EXERCISE DESCRIPTION → The lines you return must be all those in the data that hold the string "void".

[Stored items from a collection]
--*--
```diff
@@ -1473,6 +1497,11 @@
 #ifndef DX2_FOLD
 #define DX2_FOLD 1
 #endif
+    if (sh == 1 && sw == 1 && dh == dw && dh > 1) {
+        if (n <= 0 || h <= 0 || wd <= 0 || c <= 0 || ph != dh || pw != dw) return 0;
+        const DtGeom tg = {n, h, wd, c, 1, dh, dh, dw, h, wd, 1};
+        return (dw_map_ok(tg) && tsii_dw_bwd_dxdw_ws_bytes(n, h, wd, c, kh, kw, sh, sw, ph, pw, dh, dw) > 0) ? 1 : 0;
+    }
     return (sh == sw && (sh == 1 || (DX2_FOLD && sh == 2)) && dh == 1 && dw == 1 && tsii_dw_bwd_dxdw_ws_bytes(n, h, wd, c, kh, kw, sh, sw, ph, pw, dh, dw) > 0) ? 1 : 0;
 }
 
```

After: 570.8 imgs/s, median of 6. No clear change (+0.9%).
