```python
class Cloud:

    def __init__(self, ctx: "Context", handle):
        self.ctx = ctx
        self.h = handle
        ctx._handles.add(self)

    def __del__(self):
        try:
            self.free()
        except Exception:
            pass

    def __len__(self):
        return int(lib().pcr_cloud_size(self.h))
# ... 1325 lines not shown
                                             qd.ctypes.data, qd.shape[0], thr, R.ctypes.data, tv.ctypes.data, C.byref(best), C.byref(win),
                                             counts.ctypes.data))
        return win.value, R.reshape(3, 3), tv, best.value, counts[: qd.shape[0]]

    def transform(self, cloud: Cloud, T):
        T = np.ascontiguousarray(T, np.float32).reshape(16)
        self._ck(lib().pcr_transform_f32(self.h, cloud.h, T.ctypes.data))

    def kabsch_sums(self, tgt: Cloud, src: Cloud, max_corr: float):
        sums = np.zeros(16, np.float64)
        last = C.c_int64()
        d2 = C.c_float()
        self._ck(lib().pcr_kabsch_sums(self.h, tgt.h, src.h, max_corr, sums.ctypes.data, C.byref(last), C.byref(d2)))
        return sums, last.value, d2.value

    def icp_point2point(self, src: Cloud, tgt: Cloud, init_T=None, max_corr=1.0, max_iter=20, eps=1e-8):
        T0 = np.eye(4, dtype=np.float32) if init_T is None else np.ascontiguousarray(init_T, np.float32)
        out = np.zeros(16, np.float32)
        prm = IcpParams(max_corr, max_iter, eps)
        st = IcpStats()
        self._ck(lib().pcr_icp_p2p_f32(self.h, src.h, tgt.h, T0.ctypes.data, C.byref(prm), out.ctypes.data, C.byref(st)))
        stats = {f: getattr(st, f) for f, _ in IcpStats._fields_ if f != "reserved"}
        return out.reshape(4, 4), stats

    def icp_last_chain(self) -> int:
        return int(lib().pcr_icp_last_chain(self.h))

    def icp_last_snapshots(self) -> int:
        return int(lib().pcr_icp_last_snapshots(self.h))

# ... 74 lines not shown
```

hands-on-point-cloud-processing_amd/csrc/api.cpp:

```cpp
#include "pcr_internal.hpp"
#include "numerics.hpp"

#include <cmath>
#include <limits>
#include <new>

namespace pcr {

int fail(pcr_ctx* ctx, int code, const char* what, hipError_t e)
{
    if (ctx) {
        ctx->err = what ? what : "";
        if (e != hipSuccess) {
            ctx->err += ": ";
            ctx->err += hipGetErrorString(e);
        }
    }
    return code;
}

int ensure_keys(pcr_ctx* ctx, size_t n)
{
    if (n <= ctx->keys_cap) return PCR_OK;
    if (ctx->keys) PCR_HIP(ctx, hipFree(ctx->keys));
// ... 516 lines not shown

int pcr_kabsch_limbs_to_sums(double row[55], int e, double sums[16])
{
    if (!row || !sums) return PCR_ERR_ARG;
    num::limbs_normalize_row(row);
    num::limbs_to_sums(row, e, sums);
    return PCR_OK;
}

int pcr_kabsch_solve(const double sums[16], float R[9], float t[3])
{
    if (!sums || !R || !t) return PCR_ERR_ARG;
    return kabsch_solve(sums, R, t);
}

int pcr_prof_reset(pcr_ctx* ctx)
{
    if (!ctx) return PCR_ERR_ARG;
    PCR_HIP(ctx, hipStreamSynchronize(ctx->stream));
    prof_flush(ctx);
    ctx->prof.clear();
    return PCR_OK;
}

int pcr_prof_get(pcr_ctx* ctx, const char* kernel, uint64_t* launches, double* total_ms)
{
    if (!ctx || !kernel) return PCR_ERR_ARG;
    PCR_HIP(ctx, hipStreamSynchronize(ctx->stream));
    prof_flush(ctx);
    auto it = ctx->prof.find(kernel);
// ... 228 lines not shown
```

hands-on-point-cloud-processing_amd/csrc/icp_finish.hpp:

```cpp
#pragma once

#include "pcr_internal.hpp"
#include "numerics.hpp"

#include <cstddef>

#pragma clang fp contract(off)

namespace pcr {

constexpr int KB_NL = num::KB_NL;
constexpr int KB_ROW = 58;
constexpr int KB_NLC = 40;

__device__ __forceinline__ void row_to_out18(int k, const double (&row)[KB_ROW], int e, double* out)
{
    if (k < 6) out[k] = num::limbs_value(row + 3 * k, 2, e - 2 * num::KB_W);
    else if (k < 15) out[k] = num::limbs_value(row + 18 + 4 * (k - 6), 3, 2 * e - 3 * num::KB_W);
    else if (k == 15) out[15] = row[54];
    else if (k == 16) {
        const unsigned long long lk = (unsigned long long)__double_as_longlong(row[55]);
        out[16] = row[54] > 0.0 ? (double)(uint32_t)(lk >> 32) : -1.0;
        out[17] = row[54] > 0.0 ? (double)__uint_as_float((uint32_t)(lk & 0xFFFFFFFFull)) : 0.0;
        out[18] = row[56];
// ... 65 lines not shown
    } else if (k == 15) {
        row[54] = (double)s_acc[0][KB_NLC - 1];
    } else if (k == 16) {
        row[55] = __longlong_as_double(s_acc[0][KB_NLC + 1]);
        row[56] = s_acc[0][KB_NLC] != 0 ? 1.0 : 0.0;
        row[57] = 0.0;
    }
}

__device__ __forceinline__ void fin_wave_sync()
{
    __builtin_amdgcn_fence(__ATOMIC_ACQ_REL, "wavefront");
    __builtin_amdgcn_wave_barrier();
}

struct IcpFinishLds {
    long long acc[ACC_R][ACC_W];
    double row[KB_ROW];
    double o18[19];
    IcpState st;
#ifdef PCR_SV_PROF
    unsigned long long pt_replicas;
#endif
};

constexpr int FIN_ACC_PER_LANE = ACC_R * ACC_W / 64;
static_assert(ACC_R * ACC_W % 64 == 0, "a wave reads the replicas in whole rounds");
struct IcpFinishLoads {
    uint32_t stw;
    long long acc[FIN_ACC_PER_LANE];
// ... 17 lines not shown
        fin_wave_sync();
        return false;
    }
#pragma unroll
    for (int i = 0; i < FIN_ACC_PER_LANE; i++) (&F.acc[0][0])[l + 64 * i] = Q.acc[i];
    fin_wave_sync();
#ifdef PCR_SV_PROF
    if (l == 0) F.pt_replicas = __builtin_amdgcn_s_memrealtime();
#endif
    if (l < KB_NLC + 2) acc_fold_column(F.acc, l);
    fin_wave_sync();
    acc_to_row(F.acc, l, F.row);
    fin_wave_sync();
    row_to_out18(l, F.row, e, F.o18);
    fin_wave_sync();
    if (l == 0) icp_state_step(&F.st, F.o18, F.o18[16] >= 0.0, (float)F.o18[17], F.o18[18] != 0.0);
    fin_wave_sync();
    return true;
}

__device__ __forceinline__ void finish_publish(int l, bool stepped, const IcpFinishLds& F, IcpState* st_out, double* out, IcpSnapSlot* snap, unsigned long long seq)
{
    static_assert(offsetof(IcpSnapSlot, state) == 0, "a snapshot's words, and behind them its sequence number");
    if (stepped && l < 19) out[l] = F.o18[l];
    if (l < ST_WORDS) reinterpret_cast<uint32_t*>(st_out)[l] = reinterpret_cast<const uint32_t*>(&F.st)[l];
    if (!snap) return;
    if (l < ST_WORDS) reinterpret_cast<uint32_t*>(&snap->state)[l] = reinterpret_cast<const uint32_t*>(&F.st)[l];
    fin_wave_sync();
    if (l == 0) __hip_atomic_store(&snap->seq, seq, __ATOMIC_RELEASE, __HIP_MEMORY_SCOPE_SYSTEM);
}

}
// ... 1 lines not shown
```

hands-on-point-cloud-processing_amd/csrc/kabsch.hip:

```cpp
#include "grid_common.hpp"
#include "icp_finish.hpp"
#include "numerics.hpp"

#include <algorithm>
#include <cmath>
#include <cstddef>

#pragma clang fp contract(off)

namespace pcr {

constexpr int KB_BLOCK = 256;
constexpr int KB_NV = 16;
constexpr int KB_MAX_BLOCKS = 8192;
static_assert(KB_ROW * KB_MAX_BLOCKS == 8192 * 58, "api.cpp sizes ctx->partials as 8192 x 58 doubles");

__device__ __forceinline__ double wave_sum(double v)
{
#pragma unroll
    for (int off = 32; off > 0; off >>= 1) v += __shfl_down(v, off, 64);
    return v;
}

__device__ __forceinline__ unsigned long long wave_max_u64(unsigned long long v)
// ... 341 lines not shown

__global__ __launch_bounds__(KF_BLOCK) void icp_update_kernel(const double* __restrict__ partials, uint32_t n_blocks, int e, IcpState* st,
                                                              double* __restrict__ out)
{
    __shared__ double red[KF_GROUPS][64];
    __shared__ double row[KB_ROW];
    __shared__ double o18[19];
    __shared__ IcpState s_st;
    icp_state_stage(st, &s_st);
    if (s_st.stop) return;
    if (s_st.stop_after_transform) { if (threadIdx.x == 0) st->stop = 1; return; }
    reduce_rows(partials, n_blocks, red, row);
    row_to_out18(row, e, o18);
    __syncthreads();
    if (threadIdx.x < 19) out[threadIdx.x] = o18[threadIdx.x];
    if (threadIdx.x == 0) {
        icp_state_step(&s_st, o18, o18[16] >= 0.0, (float)o18[17], o18[18] != 0.0);
        *st = s_st;
    }
}

struct SeedArgs {
    const float* tx; const float* ty; const float* tz;
    unsigned long long* keys;
    uint32_t nt;
};

__device__ __forceinline__ void seed_next_search(const SeedArgs& sd, uint32_t i, uint32_t n, float x, float y, float z)
{
    if (i >= n) return;
    const uint32_t j = (uint32_t)(sd.keys[i] & 0xFFFFFFFFull);
    unsigned long long key = ~0ull;
    if (j < sd.nt) {
// ... 23 lines not shown
        for (int u = 0; u < 4; u++)
            if (4 * i + u < n) sk[u] = sd.keys[4 * i + u];
#pragma unroll
        for (int u = 0; u < 4; u++) {
            const uint32_t j = (uint32_t)(sk[u] & 0xFFFFFFFFull);
            if (j < sd.nt) { sq[u][0] = sd.tx[j]; sq[u][1] = sd.ty[j]; sq[u][2] = sd.tz[j]; }
        }
    }
    icp_state_stage(st_in, &s_st);
    const int phase = s_st.stop ? 0 : (s_st.stop_after_transform ? 1 : 2);
    if (phase == 2) {
        reduce_rows(partials, n_blocks, red, row);
        row_to_out18(row, e, o18);
        __syncthreads();
        if (blockIdx.x == 0 && threadIdx.x < 19) out[threadIdx.x] = o18[threadIdx.x];
        if (threadIdx.x == 0) icp_state_step(&s_st, o18, o18[16] >= 0.0, (float)o18[17], o18[18] != 0.0);
    } else if (phase == 1) {
        if (threadIdx.x == 0) s_st.stop = 1;
    }
    __syncthreads();
    if (blockIdx.x == 0 && threadIdx.x == 0) *st_out = s_st;
    if (s_st.stop || !mine) return;
    const float r0 = s_st.Rd[0], r1 = s_st.Rd[1], r2 = s_st.Rd[2], r3 = s_st.Rd[3], r4 = s_st.Rd[4], r5 = s_st.Rd[5],
                r6 = s_st.Rd[6], r7 = s_st.Rd[7], r8 = s_st.Rd[8], t0 = s_st.td[0], t1 = s_st.td[1], t2 = s_st.td[2];
    float4 ox, oy, oz;
#define PCR_ROW(o, a, b, c, tt)                      \
    o.x = ((a * px.x + b * py.x) + c * pz.x) + tt;   \
    o.y = ((a * px.y + b * py.y) + c * pz.y) + tt;   \
    o.z = ((a * px.z + b * py.z) + c * pz.z) + tt;   \
    o.w = ((a * px.w + b * py.w) + c * pz.w) + tt;
    PCR_ROW(ox, r0, r1, r2, t0)
// ... 146 lines not shown
                    const unsigned long long pt_c = __builtin_amdgcn_s_memrealtime();
                    atomicAdd(prof + 12, pt_c - pt_b); atomicMax(prof + 13, pt_c - pt_b); atomicAdd(prof + 14, 1ull); atomicAdd(prof + 15, pt_b - pt_a);
                }
#endif
            }
            s_tmo = tmo;
        }
    }
    __syncthreads();
    const bool tmo = s_tmo != 0;
    if (phase == 2 && !tmo) {
        reduce_rows(partials, gridDim.x, red, row);
        row_to_out18(row, plan.e, o18);
        __syncthreads();
        if (blockIdx.x == 0 && threadIdx.x < 19) out[threadIdx.x] = o18[threadIdx.x];
        if (threadIdx.x == 0) icp_state_step(&s_st, o18, o18[16] >= 0.0, (float)o18[17], o18[18] != 0.0);
    } else if (threadIdx.x == 0) {
        s_st.stop = 1;
        if (tmo) {
            s_st.barrier_timeout = 1;
            __hip_atomic_store(&st_out->barrier_timeout, 1, __ATOMIC_RELAXED, __HIP_MEMORY_SCOPE_AGENT);
        }
    }
    __syncthreads();
    if (blockIdx.x == 0 && threadIdx.x < ST_WORDS && (threadIdx.x != FS_TMO_WORD || s_st.barrier_timeout))
        reinterpret_cast<uint32_t*>(st_out)[threadIdx.x] = reinterpret_cast<const uint32_t*>(&s_st)[threadIdx.x];
    if (s_st.stop || !mine) return;
    const float r0 = s_st.Rd[0], r1 = s_st.Rd[1], r2 = s_st.Rd[2], r3 = s_st.Rd[3], r4 = s_st.Rd[4], r5 = s_st.Rd[5],
                r6 = s_st.Rd[6], r7 = s_st.Rd[7], r8 = s_st.Rd[8], t0 = s_st.td[0], t1 = s_st.td[1], t2 = s_st.td[2];
    float4 ox, oy, oz;
#define PCR_ROW(o, a, b, c, tt)                      \
// ... 239 lines not shown
        __syncthreads();
#ifdef PCR_SS_PROF
        const unsigned long long pt_c2 = __builtin_amdgcn_s_memrealtime();
#endif
        const int k = threadIdx.x;
        if (k < KB_NLC + 2) acc_fold_column(s_acc, k);
        __syncthreads();
        acc_to_row(s_acc, k, row);
        __syncthreads();
#ifdef PCR_SS_PROF
        unsigned long long pt_d = __builtin_amdgcn_s_memrealtime(), pt_e = pt_d;
#endif
        row_to_out18(row, plan.e, o18);
        __syncthreads();
        if (threadIdx.x < 19) out[threadIdx.x] = o18[threadIdx.x];
        if (threadIdx.x == 0) {
            icp_state_step(&s_st, o18, o18[16] >= 0.0, (float)o18[17], o18[18] != 0.0);
#ifdef PCR_SS_PROF
            pt_e = __builtin_amdgcn_s_memrealtime();
#endif
        }
        __syncthreads();
        if (threadIdx.x < ST_WORDS) reinterpret_cast<uint32_t*>(st_out)[threadIdx.x] = reinterpret_cast<const uint32_t*>(&s_st)[threadIdx.x];
#ifdef PCR_SS_PROF
        asm volatile("s_waitcnt vmcnt(0)" ::: "memory");
        const unsigned long long pt_f = __builtin_amdgcn_s_memrealtime();
#endif
        ss_snapshot(snap, seq, &s_st);
#ifdef PCR_SS_PROF
        asm volatile("s_waitcnt vmcnt(0)" ::: "memory");
        if (prof && threadIdx.x == 0) {
            prof[0] = pt_d - pt_c; prof[1] = pt_e - pt_d; prof[11] = pt_f - pt_e; prof[4] = snap ? __builtin_amdgcn_s_memrealtime() - pt_f : 0ull;
// ... 96 lines not shown
}
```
--*--
ANSWER BOX →
__device__ __forceinline__ void row_to_out18(int k, const double (&row)[KB_ROW], int e, double* out)
__device__ __forceinline__ void fin_wave_sync()
__device__ __forceinline__ void finish_publish(int l, bool stepped, const IcpFinishLds& F, IcpState* st_out, double* out, IcpSnapSlot* snap, unsigned long long seq)
__global__ __launch_bounds__(KF_BLOCK) void icp_update_kernel(const double* __restrict__ partials, uint32_t n_blocks, int e, IcpState* st,
__device__ __forceinline__ void seed_next_search(const SeedArgs& sd, uint32_t i, uint32_t n, float x, float y, float z)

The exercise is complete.